The wave energy converter is like a paddle. It is attached to the bottom of the sea, or the seabed. When a wave starts, the paddle moves back and forth. It extracts energy from the wave, and we use that to produce either electrical power or pressurized sea water. It can produce one or the other. We send those to the shore to drive a desalination system. The technology transports energy, or it can transport pressurized seawater, which is an input to the desalination processing systems on-shore.

We have not created a desalination processing system ourselves. For that, we will partner with other companies. We have begun talking with some of the world’s largest providers of small scale desalination systems.

Q: Who are your customers? Are your systems out on the market yet?

A: We have an early stage customer with whom we plan to do a commercial product installation by the end of 2012 in South Africa. We’re considering that as our launch market. When we do our commercial pilot, the idea will be to install our wave energy converters, and a desalination processing system, then let it work for a couple of months producing water in a self-sustaining, off-the-grid way.

When we are ready to commecialize the system and install it, the wave energy converters will be in situ for 10 years or up to 20 years, and we will provide maintenance over that lifetime.

We have to test our system out before the commercial pilot, probably in New England most likely in Maine. In the U.S. three states that are very active in wave energy research are Maine, Oregon and Hawaii. But worldwide, the core of the wave energy industry would be in Scotland, and Australia with some others in Europe where governments really want to find and use renewable energy. I feel that U.S. has been somewhat behind in this.

Q: How will winning this competition effect your business?

A: Anything that can help us get to commercialization as soon as possible is helpful. These competitions are critical for us. They help you get endorsements, press, [access to new] networks, feedback on your projects and from the community beyond the cleantech professionals you know.
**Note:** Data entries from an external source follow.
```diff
+template <int WIDTH>
+__device__ __forceinline__ void lds_fill(float* lds, const float* __restrict__ src, const uint32_t* s_ids, const uint64_t* s_live,
+                                         int base, int cnt)
 {
     const int floats = cnt * WIDTH;
     if (s_ids == nullptr) {
         const float* p = src + (size_t)base * WIDTH;
         const int vec = floats >> 2;
-        for (int q = threadIdx.x; q < vec; q += 256) reinterpret_cast<float4*>(lds)[q] = reinterpret_cast<const float4*>(p)[q];
-        for (int q = (vec << 2) + threadIdx.x; q < floats; q += 256) lds[q] = p[q];
+        constexpr int kLines = (256 * WIDTH / 4 + 255) / 256;
+        float4 x[kLines];
+        uint32_t take = 0u;
+#pragma unroll
+        for (int j = 0; j < kLines; j++) {
+            const int q = (int)threadIdx.x + 256 * j;
+            take |= (q < vec && line_live<WIDTH>(s_live, q) ? 1u : 0u) << j;
+        }
+#pragma unroll
+        for (int j = 0; j < kLines; j++) {
+            x[j] = make_float4(0.f, 0.f, 0.f, 0.f);
+            if ((take >> j) & 1u) x[j] = reinterpret_cast<const float4*>(p)[(int)threadIdx.x + 256 * j];
+        }
+#pragma unroll
+        for (int j = 0; j < kLines; j++)
+            if ((take >> j) & 1u) reinterpret_cast<float4*>(lds)[(int)threadIdx.x + 256 * j] = x[j];
+        for (int q = (vec << 2) + threadIdx.x; q < floats; q += 256)
+            if (record_live(s_live, q / WIDTH)) lds[q] = p[q];
     } else {
-        for (int q = threadIdx.x; q < floats; q += 256) lds[q] = src[(size_t)s_ids[q / WIDTH] * WIDTH + q % WIDTH];
+        for (int q = threadIdx.x; q < floats; q += 256)
+            if (record_live(s_live, q / WIDTH)) lds[q] = src[(size_t)s_ids[q / WIDTH] * WIDTH + q % WIDTH];
     }
 }
 
 template <int WIDTH>
-__device__ __forceinline__ void lds_drain(float* __restrict__ dst, const float* lds, const uint32_t* s_ids, int base, int cnt)
+__device__ __forceinline__ void lds_drain(float* __restrict__ dst, const float* lds, const uint32_t* s_ids, const uint64_t* s_live,
+                                          int base, int cnt)
 {
     const int floats = cnt * WIDTH;
     if (s_ids == nullptr) {
         float* p = dst + (size_t)base * WIDTH;
         const int vec = floats >> 2;
-        for (int q = threadIdx.x; q < vec; q += 256) reinterpret_cast<float4*>(p)[q] = reinterpret_cast<const float4*>(lds)[q];
-        for (int q = (vec << 2) + threadIdx.x; q < floats; q += 256) p[q] = lds[q];
+        for (int q = threadIdx.x; q < vec; q += 256)
+            if (line_live<WIDTH>(s_live, q)) reinterpret_cast<float4*>(p)[q] = reinterpret_cast<const float4*>(lds)[q];
+        for (int q = (vec << 2) + threadIdx.x; q < floats; q += 256)
+            if (record_live(s_live, q / WIDTH)) p[q] = lds[q];
     } else {
-        for (int q = threadIdx.x; q < floats; q += 256) dst[(size_t)s_ids[q / WIDTH] * WIDTH + q % WIDTH] = lds[q];
+        for (int q = threadIdx.x; q < floats; q += 256)
+            if (record_live(s_live, q / WIDTH)) dst[(size_t)s_ids[q / WIDTH] * WIDTH + q % WIDTH] = lds[q];
+    }
+}
+
+__device__ __forceinline__ uint32_t grads_fill(float* lds, const float* __restrict__ grads, const uint32_t* s_ids, int base, int cnt)
+{
+    const int floats = cnt * 9;
+    uint32_t nz = 0u;
+    int j = 0;
+    if (s_ids == nullptr) {
+        const float* p = grads + (size_t)base * 9;
+        const int vec = floats >> 2;
+        for (int q = threadIdx.x; q < vec; q += 256, j++) {
+            const float4 x = reinterpret_cast<const float4*>(p)[q];
+            reinterpret_cast<float4*>(lds)[q] = x;
+            nz |= ((f32_bits(x.x) | f32_bits(x.y) | f32_bits(x.z) | f32_bits(x.w)) != 0u ? 1u : 0u) << j;
+        }
+        for (int q = (vec << 2) + threadIdx.x; q < floats; q += 256, j++) {
+            const float x = p[q];
+            lds[q] = x;
+            nz |= (f32_bits(x) != 0u ? 1u : 0u) << j;
+        }
+    } else {
+        for (int q = threadIdx.x; q < floats; q += 256, j++) {
+            const float x = grads[(size_t)s_ids[q / 9] * 9 + q % 9];
+            lds[q] = x;
+            nz |= (f32_bits(x) != 0u ? 1u : 0u) << j;
+        }
+    }
+    return nz;
+}
+
+__device__ __forceinline__ void grads_rezero(float* __restrict__ grads, const uint32_t* s_ids, int base, int cnt, uint32_t nz)
+{
+    const int floats = cnt * 9;
+    int j = 0;
+    if (s_ids == nullptr) {
+        float* p = grads + (size_t)base * 9;
+        const int vec = floats >> 2;
+        for (int q = threadIdx.x; q < vec; q += 256, j++)
+            if ((nz >> j) & 1u) reinterpret_cast<float4*>(p)[q] = make_float4(0.f, 0.f, 0.f, 0.f);
+        for (int q = (vec << 2) + threadIdx.x; q < floats; q += 256, j++)
+            if ((nz >> j) & 1u) p[q] = 0.0f;
+    } else {
+        for (int q = threadIdx.x; q < floats; q += 256, j++)
+            if ((nz >> j) & 1u) grads[(size_t)s_ids[q / 9] * 9 + q % 9] = 0.0f;
     }
 }
 
@@ -103,11 +181,13 @@
                                                    DeviceStatus* __restrict__ status, ProjRec* __restrict__ proj,
                                                    const TileRect* __restrict__ rects, int check_stamp,
                                                    int* __restrict__ host_stamp, uint8_t* __restrict__ dormant, SqerrJob sq,
-                                                   int compact)
+                                                   int compact, int proj_current)
 {
     __shared__ __attribute__((aligned(16))) float buf[256 * 18];
     __shared__ uint32_t s_idbuf[256];
+    __shared__ uint64_t s_live_words[4];
     if (!adam_prologue(status, iteration, sq)) return;
+    const int last_failed_check = __hip_atomic_load(&status->rebin_needed, __ATOMIC_RELAXED, __HIP_MEMORY_SCOPE_AGENT);
     const int total = held_ids ? (int)min(*held_count, (uint32_t)n) : n;
     const int base = blockIdx.x * 256, cnt = min(256, total - base), t = threadIdx.x;
     if (cnt <= 0) return;
@@ -124,31 +204,34 @@
     }
     const uint32_t* const s_ids_state = compact ? nullptr : s_ids;
     float v[9], mv[18], gr[9];
-    lds_fill<9>(buf, grads, s_ids, base, cnt);
+    const bool asleep = mine && dormant != nullptr && dormant[i] != 0;
+    const uint32_t grads_nonzero = grads_fill(buf, grads, s_ids, base, cnt);
     __syncthreads();
 #pragma unroll
     for (int k = 0; k < 9; k++) gr[k] = mine ? buf[t * 9 + k] : 0.0f;
+    const bool may_skip = proj == nullptr || (proj_current != 0 && last_failed_check != check_stamp - 1);
     bool live = false;
     if (mine) {
 #pragma unroll
         for (int k = 0; k < 9; k++) live = live || (f32_bits(gr[k]) != 0u);
-        if (!live) live = dormant == nullptr || dormant[i] == 0;
-    }
+        if (!live) live = !may_skip || !asleep;
+    }
+    const uint64_t wave_live = __ballot(live);
+    if ((t & 63) == 0) s_live_words[t >> 6] = wave_live;
     if (!__syncthreads_or(live)) return;
-    for (int q = t; q < 256 * 9 / 4; q += 256) reinterpret_cast<float4*>(buf)[q] = make_float4(0.f, 0.f, 0.f, 0.f);
-    __syncthreads();
-    lds_drain<9>(grads, buf, s_ids, base, cnt);
-    __syncthreads();
-    lds_fill<9>(buf, splats, s_ids_state, base, cnt);
+    const int inert_records = cnt - (__popcll(s_live_words[0]) + __popcll(s_live_words[1]) + __popcll(s_live_words[2]) + __popcll(s_live_words[3]));
+    const uint64_t* const s_live = __builtin_amdgcn_readfirstlane(inert_records) == 0 ? nullptr : s_live_words;
+    grads_rezero(grads, s_ids, base, cnt, grads_nonzero);
+    lds_fill<9>(buf, splats, s_ids_state, s_live, base, cnt);
     __syncthreads();
 #pragma unroll
     for (int k = 0; k < 9; k++) v[k] = mine ? buf[t * 9 + k] : 0.0f;
     __syncthreads();
-    lds_fill<18>(buf, adams, s_ids_state, base, cnt);
-    __syncthreads();
-#pragma unroll
-    for (int k = 0; k < 18; k++) mv[k] = mine ? buf[t * 18 + k] : 0.0f;
-    if (mine) {
+    lds_fill<18>(buf, adams, s_ids_state, s_live, base, cnt);
+    __syncthreads();
+    if (live) {
+#pragma unroll
+        for (int k = 0; k < 18; k++) mv[k] = buf[t * 18 + k];
         adam_update_one(v, mv, gr, g.W, g.H, beta1t, beta2t, lr, mode, iteration, status);
         if (dormant) {
             uint32_t any = 0u;
@@ -160,15 +243,15 @@
         for (int k = 0; k < 18; k++) buf[t * 18 + k] = mv[k];
     }
     __syncthreads();
-    lds_drain<18>(adams, buf, s_ids_state, base, cnt);
+    lds_drain<18>(adams, buf, s_ids_state, s_live, base, cnt);
     __syncthreads();
     if (mine) {
 #pragma unroll
         for (int k = 0; k < 9; k++) buf[t * 9 + k] = v[k];
     }
     __syncthreads();
-    lds_drain<9>(splats, buf, s_ids_state, base, cnt);
-    if (proj && mine) project_updated(v, i, g, status, proj, rects, check_stamp, host_stamp);
+    lds_drain<9>(splats, buf, s_ids_state, s_live, base, cnt);
+    if (proj && live) project_updated(v, i, g, status, proj, rects, check_stamp, host_stamp);
 }
 
 __device__ __forceinline__ uint2 pack_half4(float4 c)
@@ -234,7 +317,7 @@
     hipLaunchKernelGGL(adam_kernel, dim3((a.n + 255) / 256), dim3(256), 0, stream, a.splats, a.adams, a.grads, a.held_ids,
                        a.held_count, a.n, a.g, a.beta1t, a.beta2t, a.lr, a.mode, a.iteration, a.check.status, a.proj,
                        (const TileRect*)a.check.rects, a.check.stamp, a.check.host_stamp, a.dormant, a.sq,
-                       (a.compact && a.held_ids) ? 1 : 0);
+                       (a.compact && a.held_ids) ? 1 : 0, a.proj_current ? 1 : 0);
     return hipGetLastError();
 }
 
```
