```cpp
void Renderer::render(const CameraRec& cam, const RenderParams& p, uint8_t* out_rgb, double* out_acc, RenderStats& stats) {
    if (p.fp_mode != RT_FP64) throw std::runtime_error("fp_mode must be RT_FP64");
    upload();
    Impl& I = *impl_;
    Frame f{I, I.s64, cam, p};
    const bool images = (p.flags & RT_PARALLEL_IMAGES) != 0, adaptive = (p.flags & RT_ADAPTIVE) != 0;
    RenderBufs b{};
    b.spp_t = images ? 4 * (p.spp / 4) : p.spp, b.out_rgb = out_rgb, b.out_acc = out_acc;
#ifdef ART_TRACE
    trace_setup();
#endif
    if (!begin_frame(f, stats, b.spp_t, true, adaptive ? 4 : 1, [&](Carver& c) {
        const bool wf = !f.mega;
        f.w.paths = c.take<PathRec>(f.Pmax, wf);
        f.w.hits = c.take<HitRecD>(f.Pmax, wf);
        f.w.res = c.take<ResRec>(f.Pmax);
        f.w.active[0] = c.take<uint32_t>(static_cast<size_t>(kShards) * f.g.cap, wf);
        f.w.active[1] = c.take<uint32_t>(static_cast<size_t>(kShards) * f.g.cap, wf);
        f.w.mq = c.take<uint32_t>(static_cast<size_t>(kMatSegs) * f.g.cap, wf);
        f.w.counters = c.take<uint32_t>(counter_words(p.max_depth));
        f.w.segments = c.take<unsigned long long>(1);
        f.w.acc = c.take<double>(3 * f.local_pix);
        f.drgb = c.take<uint8_t>(3 * f.local_pix);
        double* qsum = c.take<double>(3 * f.local_pix, images);
        b.qsum = images ? qsum : nullptr;
        f.w.pool = c.take<char>(pool_bytes(f.variant, I.num_cu));
        b.ad_work = c.take<int32_t>(3 * f.local_pix, adaptive);
        b.ad_lists = c.take<uint32_t>(f.local_pix + 4 * 64, adaptive);
        b.ad_f0 = c.take<uint8_t>(21 * (f.local_pix / (kBig * kBig)), adaptive);
        b.ad_count = c.take<uint32_t>(1, adaptive);
    })) return;
    b.ad_f1 = b.ad_f0 + f.local_pix / (kBig * kBig), b.ad_f2 = b.ad_f1 + 4 * (f.local_pix / (kBig * kBig));
    b.sqx = p.width / kBig, b.nsq = static_cast<uint32_t>(b.sqx) * static_cast<uint32_t>(f.nrows / kBig);
    uint32_t ad_counts[4] = {0, 0, 0, 0};
    uint64_t primary = 0;
    if (!adaptive) primary = render_whole(f, b);
    else if (f.mega && f.k == static_cast<uint32_t>(b.spp_t) && !images && !p.on_pass) adaptive_device_counted(f, b, ad_counts);
    else primary = adaptive_host_counted(f, b);
    end_frame(f, stats, out_rgb, adaptive ? nullptr : out_acc);
    stats.primary = primary + (static_cast<uint64_t>(ad_counts[0]) + ad_counts[1] + ad_counts[2] + ad_counts[3]) * static_cast<uint64_t>(b.spp_t);
}

void Renderer::upload() {
    HIP_OK(hipSetDevice(impl_->device));
    if (!impl_->up64) {
        build_device_scene(impl_->flat, impl_->s64);
        impl_->up64 = true;
    }
}

void Renderer::trace_rays(const double* rays, size_t n, bool global_scene, double* t_out, double* n_out) {
    upload();
    const DeviceScene& ds = impl_->s64;
    if (n == 0) return;
    if (n > (1u << 30)) throw std::runtime_error("too many rays");
// ... 330 lines not shown
```

### another_raytracer_amd/engine.py

```python
import ctypes
import enum

import numpy as np

from ._lib import RT_ADAPTIVE, RT_DN_NO_DEMODULATE, RT_FP64, RT_GUIDE_DOUBLES, rt_denoise_params, RT_PARALLEL_IMAGES, rt_progress_fn, RT_GLOBAL_SCENE, RT_OUT_DEVICE, RT_PROFILE, RT_SPLIT_SHADE, RT_WAVEFRONT, check, dvec, lib, rt_camera, rt_params, rt_stats
from .scene import compile_world


class tracer_constants:
    aspect_ratio = 4.0 / 3.0
    image_width = 720
    image_height = int(image_width / aspect_ratio)
    color_channels = 3
    samples_per_pixel = 100
    max_depth = 50


class engine_mode(enum.Enum):
    single = 0
    adaptive = 1
    parallel_stripes = 2
    parallel_images = 3


# ... 135 lines not shown
        rows = check(lib.rt_local_rows(ctypes.byref(p), None), "rt_local_rows")
        nbytes = rows * self.width * 3
        ptr, dev = _pointer(output_image, nbytes)
        acc_ptr = None
        if accum is not None:
            acc_ptr, acc_dev = _pointer(accum.view(np.uint8) if isinstance(accum, np.ndarray) else accum, nbytes * 8)
            if acc_dev != dev:
                raise ValueError("output_image and accum must both live on the host or both on the device")
        if dev:
            p.flags |= RT_OUT_DEVICE
        st = rt_stats()
        check(lib.rt_render(self._scene, ctypes.byref(self.cam.c), ctypes.byref(p), ctypes.c_void_p(ptr),
                            ctypes.c_void_p(acc_ptr) if acc_ptr else None, ctypes.byref(st)), "engine.run")
        self.stats = st.as_dict()
        return int(round(st.ms))

    def render_guides(self, guides=None, rays=None, band_rows=None, band_count=1, band_index=0, stream=None):
        if self._scene is None:
            raise ValueError("no scene set")
        p = self.params(band_rows, band_count, band_index, RT_GLOBAL_SCENE if self.global_scene else 0, stream)
        rows = check(lib.rt_local_rows(ctypes.byref(p), None), "rt_local_rows")
        n = rows * self.width
        if guides is None:
            guides = np.empty((rows, self.width, RT_GUIDE_DOUBLES), np.float64)
        ptr, dev = _f64_pointer(guides, RT_GUIDE_DOUBLES * n, "guides")
        rays_ptr = None
        if rays is not None:
            rays_ptr, rays_dev = _f64_pointer(rays, 7 * n, "rays")
            if rays_dev != dev:
                raise ValueError("guides and rays must both live on the host or both on the device")
# ... 126 lines not shown
```
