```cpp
enum {
  RG_F_QPOS = 0,
  RG_F_QVEL = 1,
  RG_F_CTRL = 2,
  RG_F_PID = 3,
  RG_F_WARMSTART = 4,
  RG_F_TIME = 5,
  RG_F_STATUS = 6,
  RG_F_STATS = 7,
  RG_F_DEBUG = 8,
  RG_F_COST = 9,
  RG_F_PAIRLB = 10,
  RG_F_ENVPRM = 11
// ... 108 lines not shown
  const float *u, *n, *e;
  const long long* action_index;
  const float* bins; int nbins;
  float* action_out;
  const float* qpos; int qpos_stride;
  const int* hand_q;
  const float* pos_to_ctrl;
  float* prm; int prm_stride;
  int p_ctrlrange, p_timestep, p_xfrc_cube, p_mass_cube;
  int relative_action, nsubsteps, fixed_wrist, wrist_act, wrist_qadr;
  float wrist_lo, wrist_hi;
  const float* obs; int obs_stride;
  const float *goal_pos, *goal_quat, *qpos_goal;
  const int* is_goal_achieved;
  const float* contact; int contact_stride, ncon_slots;
  const float* ncon; int ncon_stride;
  const float* env_reward;
  const unsigned char* env_done;
  const int* successes_so_far;
  float *out, *reward_out;
  unsigned char *done_out, *fell_out;
  int* info_out;
  float occ_geom[5]; int n_occ;
  float timestep0, cube_body_z, fall_z, occ_cutoff, ff_p, cf_p, freeze_scale, drop_reward, clip;
  int min_episode_length;
  float unc[4];
} rg_wrap_args;
int rg_wrap_layout(const rg_wrap_dims* dims, rg_wrap_lay* lay);
int rg_wrap_pre_step(const rg_wrap_args* args, void* stream);
int rg_wrap_post_step(const rg_wrap_args* args, void* stream);
int rg_wrap_args_size(void);
int rg_batch_set_constants(rg_batch* b, const int* mask_dev, void* stream);
int rg_batch_mpr_pair(rg_batch* b, int g1, int g2, float margin, float* out_dev, void* stream);
int rg_batch_items_info(const rg_batch* b, int* slots, int* queues);
int rg_obs_dim(const rg_batch* b);
int rg_debug_size(void);
int rg_lds_bytes(void);
int rg_lds_bytes_cfg(int config);
typedef struct rb_model rb_model;
typedef struct rb_batch rb_batch;
rb_model* rb_model_create(const void* blob, size_t nbytes, char* err, int errlen);
rb_model* rb_compile_mjcf(const char* xml, const char* meshdir, char* err, int errlen);
int rb_model_enable_env_params(rb_model* m);
int rb_prm_layout(const rb_model* m, int* out, int n);
int rb_model_blob_keys(const rb_model* m, char* out, int outlen);
void rb_model_free(rb_model* m);
int rb_model_info(const rb_model* m, int* out, int n);
int rb_scratch_offset(const rb_model* m, int which);
rb_batch* rb_batch_create(const rb_model* m, int B);
void rb_batch_free(rb_batch* b);
int rb_batch_reset(rb_batch* b);
int rb_batch_set_env(rb_batch* b, int hand_qposadr, int n_hand_jnt, int relative_action, const float* pos_to_ctrl);
int rb_batch_set_action_limits(rb_batch* b, float max_position_change, unsigned ctrl_centre_mask);
void* rb_batch_field_ptr(rb_batch* b, int field, int* row_words);
int rb_batch_step(rb_batch* b, const float* action_dev, const int* active_dev, int nsubsteps, int nforward_ticks, int flags, void* stream);
int rb_batch_step_ex(rb_batch* b, const float* action_dev, const int* active_dev, const int* hold_dev, const int* nticks_dev, int nsubsteps, int nforward_ticks, int flags, void* stream);
enum {
  RB_F_MOCAP = 12,
  RB_F_EQ_DATA = 13,
  RB_F_EQ_ACTIVE = 14,
  RB_F_SENSORDATA = 15
};
typedef struct rb_tcp_args {
  int arm_qposadr[6], main_arm_qposadr[6];
  int main_gripper_actuator, tcp_body, wrist_joint, reset_controller_error;
  float max_position_change, speed_roll, speed_pitch, joint_drift_threshold, gripper_ctrl_lo, gripper_ctrl_hi;
// ... 119 lines not shown
```

robogym_amd/_native.py:

```python
import ctypes
import os

import numpy as np

_HERE = os.path.dirname(os.path.abspath(__file__))
LIB_PATH = os.environ.get("RGSTEP_LIB") or os.path.join(_HERE, "csrc", "librgstep.so")

RG_F_QPOS, RG_F_QVEL, RG_F_CTRL, RG_F_PID, RG_F_WARMSTART, RG_F_TIME, RG_F_STATUS, RG_F_STATS, RG_F_DEBUG, RG_F_COST, RG_F_PAIRLB, RG_F_ENVPRM = range(12)
RB_F_MOCAP, RB_F_EQ_DATA, RB_F_EQ_ACTIVE, RB_F_SENSORDATA = 12, 13, 14, 15
RG_STATUS_BAD_STATE, RG_STATUS_CON_FULL, RG_STATUS_CAND_FULL, RG_STATUS_ROW_FULL, RG_STATUS_BAD_FACTOR, RG_STATUS_BAD_ACTION = 1, 2, 4, 8, 16, 32


class StepArgs(ctypes.Structure):

    _fields_ = [("action_dev", ctypes.c_void_p), ("goal_quat_dev", ctypes.c_void_p), ("obs_dev", ctypes.c_void_p), ("goal_dist_dev", ctypes.c_void_p),
                ("active_dev", ctypes.c_void_p), ("hold_dev", ctypes.c_void_p), ("nticks_dev", ctypes.c_void_p), ("order_dev", ctypes.c_void_p),
                ("nsubsteps", ctypes.c_int), ("nforward_ticks", ctypes.c_int), ("flags", ctypes.c_int), ("stream", ctypes.c_void_p),
                ("config", ctypes.c_int), ("redo_dev", ctypes.c_void_p), ("preticks_dev", ctypes.c_void_p), ("xdata_dev", ctypes.c_void_p)]


RG_CFG_ROLLOUT, RG_CFG_LARGE = 0, 1
RG_POST_NDRAW = 2 + 4 + 3 + 20


# ... 97 lines not shown

    _fields_ = [(n, ctypes.c_int) for n in ("nq", "nv", "nu", "nh", "ntip", "ndelta", "randomize", "relative_goal")]


class WrapLay(ctypes.Structure):

    _fields_ = ([(n, ctypes.c_int) for n in ("fwidth", "iwidth", "W", "s_prev", "s_ema", "s_alpha", "s_aema", "s_hist", "s_slack", "s_cdown", "s_cup", "s_anmult", "s_anadd", "s_addb",
                                             "s_mulb", "s_ts", "s_wind", "s_occl", "s_ffbuf", "s_ffleft", "s_cfleft", "s_cfbuf", "s_delta", "i_emat", "i_steps", "i_drops", "i_first",
                                             "i_delay", "n_action", "n_wind")]
                + [("n_noise", ctypes.c_int * 4)] + [(n, ctypes.c_int) for n in ("u_ts", "u_wind", "u_axis", "u_ff", "u_cf")] + [("key", ctypes.c_int * len(RG_WRAP_KEYS))])


def _wrap_fields():
    p_, i_, f_ = ctypes.c_void_p, ctypes.c_int, ctypes.c_float
    return ([("B", i_), ("device", i_), ("dims", WrapDims), ("lay", WrapLay), ("fstate", p_), ("istate", p_), ("u", p_), ("n", p_), ("e", p_),
             ("action_index", p_), ("bins", p_), ("nbins", i_), ("action_out", p_), ("qpos", p_), ("qpos_stride", i_), ("hand_q", p_), ("pos_to_ctrl", p_),
             ("prm", p_), ("prm_stride", i_)]
            + [(n, i_) for n in ("p_ctrlrange", "p_timestep", "p_xfrc_cube", "p_mass_cube", "relative_action", "nsubsteps", "fixed_wrist", "wrist_act", "wrist_qadr")]
            + [("wrist_lo", f_), ("wrist_hi", f_), ("obs", p_), ("obs_stride", i_), ("goal_pos", p_), ("goal_quat", p_), ("qpos_goal", p_), ("is_goal_achieved", p_),
               ("contact", p_), ("contact_stride", i_), ("ncon_slots", i_), ("ncon", p_), ("ncon_stride", i_), ("env_reward", p_), ("env_done", p_), ("successes_so_far", p_),
               ("out", p_), ("reward_out", p_), ("done_out", p_), ("fell_out", p_), ("info_out", p_), ("occ_geom", f_ * 5), ("n_occ", i_)]
            + [(n, f_) for n in ("timestep0", "cube_body_z", "fall_z", "occ_cutoff", "ff_p", "cf_p", "freeze_scale", "drop_reward", "clip")]
            + [("min_episode_length", i_), ("unc", f_ * 4)])


class WrapArgs(ctypes.Structure):

    _fields_ = _wrap_fields()


EXPORTS = [
    "rg_model_create", "rg_model_free", "rg_model_dims", "rg_batch_create", "rg_batch_free", "rg_batch_set_env",
    "rg_batch_copy", "rg_batch_reset", "rg_batch_step", "rg_obs_dim", "rg_debug_size", "rg_lds_bytes", "rg_sync",
    "rg_last_error", "rg_batch_mpr_pair", "rg_batch_copy_rows", "rg_batch_step_ex", "rg_batch_field_ptr", "rg_model_create_on", "rg_model_npair",
    "rg_lds_bytes_cfg", "rg_env_post_step", "rg_post_args_size", "rg_batch_enable_env_params", "rg_prm_layout", "rg_xdata_layout", "rg_batch_set_constants", "rg_batch_items_info",
    "rb_model_create", "rb_model_free", "rb_model_info", "rb_scratch_offset", "rb_batch_create", "rb_batch_free", "rb_batch_reset", "rb_batch_set_env",
    "rb_batch_field_ptr", "rb_batch_step", "rb_batch_step_ex", "rb_env_post_step", "rb_post_args_size", "rb_cube_ops", "rb_batch_step_tcp", "ra_env_post_step", "ra_post_args_size",
    "rg_blob_entry", "rg_model_blob_keys", "rb_model_blob_keys", "rg_compile_mjcf", "rb_compile_mjcf", "rg_compile_mjcf_blob", "rg_blob_free",
    "rb_model_enable_env_params", "rb_prm_layout", "rb_batch_set_action_limits", "ra_env_recipe_step", "ra_recipe_args_size", "rb_tcp_args_size", "rb_multi_begin", "rb_multi_launch",
    "rg_wrap_layout", "rg_wrap_pre_step", "rg_wrap_post_step", "rg_wrap_args_size",
]
EXPORTS_SETCONST = ["rb_batch_set_constants"]



class NativeError(RuntimeError):
    pass
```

We competed at Ignite Clean Energy in 2009, which is now a part of the Cleantech Open, and at Masschallenge this year where we were among the finalists. We got in-kind services but no major cash prizes. We have also won several government grants. Surprisingly they are not near enough to pay for everything a cleatech startup needs.

We will be raising private capital to finance all the aspects of our business from intellectual property protection, to rent and marketing. We will also continue along the competition circuit, and hope to compete and win prize money from some that are focused on water technology.